June 1, 2026 (in 3 days): New York: 22 NYCRR Part 161 takes effect, system-wide AI policy for all UCS courts

N.D. Ill.: Artificial Intelligence Standing Order (Magistrate Judge Jeffrey N. Cole, N.D…

Magistrate Judge Jeffrey N. Cole · U.S. District Court for the Northern District of Illinois

active

Verified May 8, 2026

Citation
Artificial Intelligence Standing Order (Magistrate Judge Jeffrey N. Cole, N.D. Ill.)
Order date
July 21, 2023

Summary

Any party using AI in the preparation of materials submitted to the court must disclose in the filing that an AI tool was used to conduct legal research and/or was used in any way in the preparation of the submitted document.

What does the order require?

Practice areas: federal civil

Verify this order against the court's official website before relying on it. Standing orders are amended without notice. Requirements vary by judge and case type.

What the order requires

Magistrate Judge Cole’s standing order is among the earliest federal-court AI rules (July 2023). It pairs disclosure (filer must disclose AI use in the filing itself) with verification (filer’s certification represents that they have read and analyzed all cited authorities to ensure they exist) and an explicit Rule 11 anchor (reliance on AI does not satisfy the reasonable-inquiry standard).

The order is unusual among 2023-vintage AI rules in three ways. First, it explicitly addresses the “reasonable inquiry” prong of Rule 11, anticipating the Mata v. Avianca framing that became dominant. Second, it requires a representation that cited authorities have been “read and analyzed,” not merely “verified” or “checked,” establishing a higher diligence standard.
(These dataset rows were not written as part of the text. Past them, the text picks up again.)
static __global__ void usv_sort_scan(int *hist, int *cursor)
{
    if (threadIdx.x == 0) {
        int pos = 0;
        for (int b = SORT_BINS - 1; b >= 0; b--) {
            cursor[b] = pos;
            pos += hist[b];
            hist[b] = 0;
        }
    }
}

static __global__ void __launch_bounds__(256) usv_sort_scatter(const int *qp_iter, const int *qp_iter_prev, int B, int *cursor, int *perm)
{
    __shared__ int loc[SORT_BINS], base[SORT_BINS];
    if (threadIdx.x < SORT_BINS) loc[threadIdx.x] = 0;
    __syncthreads();
    const int i = blockIdx.x * blockDim.x + threadIdx.x;
    int bin = 0, rank = 0;
    if (i < B) {
        bin = sort_key(qp_iter, qp_iter_prev, i);
        rank = atomicAdd(&loc[bin], 1);
    }
    __syncthreads();
    if (threadIdx.x < SORT_BINS && loc[threadIdx.x] != 0) base[threadIdx.x] = atomicAdd(&cursor[threadIdx.x], loc[threadIdx.x]);
    __syncthreads();
    if (i < B) perm[base[bin] + rank] = i;
}

struct usvmpc_handle {
    usvmpc_desc desc;
    DevSpec spec;
    DevPtrs ptrs;
    int nx, nu, nz, ny, ny_e, N, K, B, Bp, kch;
    bool soft;
    int device;
    hipStream_t stream;
    bool own_stream;
    static constexpr int RING = 64;
    hipEvent_t ev[RING][4];
    long nsolves;
    DevSpec *d_spec;
    int *d_perm, *d_hist, *d_cursor, *d_iter_prev;
    GuidancePtrs gd;
    bool gd_ready;
    int gd_npts_cap;
    double *gd_psi;
    double *gd_world;
    size_t gd_world_cap;
    bool sort_enabled;
    bool sort_two;
    bool merge_rows;
    bool dynamic_rows;
    int lds_mode;
    long lds_cap;
    int wide_mode;
    long wide_cap;
    long wide_hbm_cap;
    int wide_waves;
    long wide4_cap, wide4_hbm_cap;
    int last_wide;
    int handover_iter;
    int *d_susp_count, *d_susp_list;
    double *d_susp_rec;
    long resume_cap;
    int handover_co;
    int co_spin_limit;
    long co_wgs;
    bool co_ready;
    hipStream_t co_stream;
    hipEvent_t ev_co_pre, ev_co_end;
    int *d_co_ctl;
    bool ev3_set[RING];
    bool resume_lds, handover_lds;
    long max_waves;
    int ncu;
    long qp_cap;
    bool aux_lds;
    long aux_cap;
    bool map_changed;
    unsigned noise_mask;
    long long instance_offset;
    int *d_fail_ring;
    int *d_unconv_ring;
    unsigned long long *d_unconv_total;
    enum { F_X = 0, F_U, F_STATUS, F_X0, F_YREF, F_YREF_E, F_P, F_LH, F_COUNT };
    char *arena;
    char *mirror;
    size_t arena_bytes, f_off[F_COUNT + 1], f_len[F_COUNT];
    size_t dirty_lo[F_COUNT], dirty_hi[F_COUNT];
    std::vector<char> dirty_stage[F_COUNT];
    bool inflight;
    bool out_valid;
    bool extern_access;
    bool pipeline;
    hipStream_t aux_stream;
    hipEvent_t ev_pre, ev_spec;
    int *d_epoch, *d_redo, *d_perm2;
    long spec_for;
    bool spec_valid;
    bool spec_outstanding;
    int spec_quiet;
    long spec_hits, spec_misses;
    const int *spec_perm;
    int cond_N2;
    CondDims cond_dims;
    CondDims *d_cond_dims;
    double *d_cond_scratch;
    long cond_teams;
    size_t cond_lds;
    long export_at;
    bool last_cond;
    bool layout_dirty;
    size_t bytes;
    std::string err;
    std::vector<void *> allocs;
};

template <class M, int KCH, bool SOFT>
Kernels kernels_for(const usvmpc_handle *h)
{
    constexpr bool CANPACK = KCH > 0;
    const DevSpec &S = h->spec;
    const bool pack = CANPACK && S.boxpack != 0;
    Kernels k = {};
    k.lin[0][0] = &usv_linearize<M, KCH, SOFT, false, 0>; k.lin[0][1] = &usv_linearize<M, KCH, SOFT, false, 1>; k.lin[0][2] = &usv_linearize<M, KCH, SOFT, false, 2>;
    k.lin[1][0] = &usv_linearize<M, KCH, SOFT, true, 0>; k.lin[1][1] = &usv_linearize<M, KCH, SOFT, true, 1>; k.lin[1][2] = &usv_linearize<M, KCH, SOFT, true, 2>;
    k.qp_export = S.any_bsoft ? &usv_qp_export<M, KCH, SOFT, false, true>
                              : pack ? &usv_qp_export<M, KCH, SOFT, CANPACK, false> : &usv_qp_export<M, KCH, SOFT, false, false>;
    k.npt_hard = WsLayout<M, KCH, SOFT, false>::NPT; k.npt_soft = WsLayout<M, KCH, SOFT, true>::NPT;
    k.kch = KCH; k.soft = SOFT;
    auto qp = [&k](qp_kernel_t q, qp_kernel_t q_lds = nullptr, qp_kernel_t q_aux = nullptr) { k.qp = q; k.qp_lds = q_lds; k.qp_aux = q_aux; };
    const bool merge = pack && h->merge_rows && !S.box_dense;
#ifdef USV_BENCH_ONLY
    if (!(S.hdiag && pack && !S.any_bsoft)) return k;
    if (merge) {
        qp(&usv_qp_rti<M, KCH, SOFT, true, CANPACK, false, false, CANPACK>, &usv_qp_rti<M, KCH, SOFT, true, CANPACK, false, true, CANPACK>,
           &usv_qp_rti<M, KCH, SOFT, true, CANPACK, false, false, CANPACK, true>);
        set_wide<M, KCH, SOFT, CANPACK>(k);
    } else {
        qp(&usv_qp_rti<M, KCH, SOFT, true, CANPACK, false>, &usv_qp_rti<M, KCH, SOFT, true, CANPACK, false, true>,
           &usv_qp_rti<M, KCH, SOFT, true, CANPACK, false, false, false, true>);
    }
#else
    if (S.any_bsoft) {
        if (S.hdiag) { qp(&usv_qp_rti<M, KCH, SOFT, true, false, true>); set_wide<M, KCH, SOFT, false, true>(k); }
        else qp(&usv_qp_rti<M, KCH, SOFT, false, false, true>);
    } else if (S.hdiag) {
        if (merge) {
            qp(&usv_qp_rti<M, KCH, SOFT, true, CANPACK, false, false, CANPACK>, &usv_qp_rti<M, KCH, SOFT, true, CANPACK, false, true, CANPACK>,
               &usv_qp_rti<M, KCH, SOFT, true, CANPACK, false, false, CANPACK, true>);
            set_wide<M, KCH, SOFT, CANPACK>(k);
        } else if (pack) {
            qp(&usv_qp_rti<M, KCH, SOFT, true, CANPACK, false>, &usv_qp_rti<M, KCH, SOFT, true, CANPACK, false, true>,
               &usv_qp_rti<M, KCH, SOFT, true, CANPACK, false, false, false, true>);
            set_wide<M, KCH, SOFT, false>(k);
        } else {
            qp(&usv_qp_rti<M, KCH, SOFT, true, false, false>, &usv_qp_rti<M, KCH, SOFT, true, false, false, true>);
            set_wide<M, KCH, SOFT, false, false, true>(k);
        }
    } else {
        qp(pack ? &usv_qp_rti<M, KCH, SOFT, false, CANPACK, false> : &usv_qp_rti<M, KCH, SOFT, false, false, false>);
    }
#endif
    return k;
}

template <int PART> struct PartPair;
#define USV_KERNELS(PART, M, KCH, SOFT)                                                              \
    template <> struct PartPair<PART> { using Model = M; static constexpr int kch = KCH; static constexpr bool soft = SOFT; }; \
    extern template Kernels kernels_for<M, KCH, SOFT>(const usvmpc_handle *);
#if USV_PART >= 0 && !defined(USV_GEN_ONLY)
USV_KERNELS(1, ModelM0, 0, false)
USV_KERNELS(2, ModelM1, 1, true)
USV_KERNELS(3, ModelM1, 2, true)
USV_KERNELS(4, ModelM2, 1, false)
USV_KERNELS(5, ModelM2, 2, false)
#if USV_PART > 0
template Kernels kernels_for<PartPair<USV_PART>::Model, PartPair<USV_PART>::kch, PartPair<USV_PART>::soft>(const usvmpc_handle *);
#endif
// ... 451 lines not shown
            const int nb = nb_lds > 0 ? nb_lds : blocks_per_cu(k.resume, qp_block, xbytes);
            h->resume_lds = nb_lds > 0;
            h->resume_cap = (nb > 0 && h->ncu > 0) ? (long)std::min(nb, 4) * h->ncu : -1;
        }
        if (h->resume_lds) { kern_resume = k.resume_lds; xbytes = lbytes; }
        if (h->resume_cap > 0 && !h->d_susp_list) {
            if (dev_alloc(h, &h->d_susp_count, (size_t)usvmpc_handle::RING, true) || dev_alloc(h, &h->d_susp_list, (size_t)h->B, false) ||
                dev_alloc(h, &h->d_susp_rec, (size_t)h->B * 4, false))
                return USVMPC_E_HIP;
        }
        const bool small = h->qp_cap > 0 && (long)h->B <= 3 * h->qp_cap;
        hand_it = h->handover_iter > 0 ? h->handover_iter : ((h->resume_lds && small) ? 20 : 0);
        hand = h->resume_cap > 0 && hand_it > 0;
    }
    h->ptrs.susp_count = hand ? h->d_susp_count + h->nsolves % usvmpc_handle::RING : nullptr;
    h->ptrs.susp_list = hand ? h->d_susp_list : nullptr;
    h->ptrs.susp_rec = hand ? h->d_susp_rec : nullptr;
    h->ptrs.handover_iter = hand ? hand_it : 0;
    const dim3 qg((unsigned)((ng * LANES + qp_block - 1) / qp_block)), qb(qp_block);
    const bool co = hand && h->handover_co != 0 && h->resume_lds && k.resume_co != nullptr && h->own_stream && co_prepare(h);
    if (co) {
        HIP_TRY(h, set_dynamic_lds((const void *)k.resume_co, xbytes));
        h->ptrs.co_ctl = h->d_co_ctl + 8 * (h->nsolves % usvmpc_handle::RING);
        HIP_TRY(h, hipMemsetAsync(h->ptrs.co_ctl, 0, 8 * sizeof(int), h->stream));
        HIP_TRY(h, hipMemsetAsync(h->d_susp_list, 0xff, (size_t)h->B * sizeof(int), h->stream));
        HIP_TRY(h, hipEventRecord(h->ev_co_pre, h->stream));
    }
    hipLaunchKernelGGL(kern, qg, qb, aux_bytes, h->stream, h->ptrs, ng, phase, q0, 4);
    if (co) {
        hipLaunchKernelGGL(usv_co_done, dim3(1), dim3(1), 0, h->stream, h->ptrs.co_ctl);
        HIP_TRY(h, hipStreamWaitEvent(h->co_stream, h->ev_co_pre, 0));
        long nco = std::min<long>(h->resume_cap, (long)h->B);
        nco = std::min<long>(nco, h->co_wgs > 0 ? (long)h->co_wgs : (long)std::max(h->ncu, 1));
        hipLaunchKernelGGL(k.resume_co, dim3((unsigned)nco), dim3(qp_block), xbytes, h->co_stream, h->ptrs, (int)qg.x, (int)h->B, h->co_spin_limit);
        HIP_TRY(h, hipEventRecord(h->ev_co_end, h->co_stream));
    }
    if (hand) {
        HIP_TRY(h, hipEventRecord(ev[3], h->stream));
        h->ev3_set[h->nsolves % usvmpc_handle::RING] = true;
        const long nwg = std::min<long>(h->resume_cap, (long)h->B);
        hipLaunchKernelGGL(kern_resume, dim3((unsigned)nwg), dim3(qp_block), xbytes, h->stream, h->ptrs);
    }
    if (co) HIP_TRY(h, hipStreamWaitEvent(h->stream, h->ev_co_end, 0));
    return 0;
}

Third, it sweeps any AI use (“AI” without a “generative” qualifier) rather than limiting itself to generative AI specifically.

The PDF metadata shows the file was generated July 20, 2023 in Corel WordPerfect, corroborating R&G’s 2023-07-21 attribution as the operative signing date.

Quotable language

“Any party using AI in the preparation of materials submitted to the court must disclose in the filing that an AI tool was used to conduct legal research and/or was used in any way in the preparation of the submitted document.”

“Parties should not assume that mere reliance on an AI tool will be presumed to constitute reasonable inquiry.”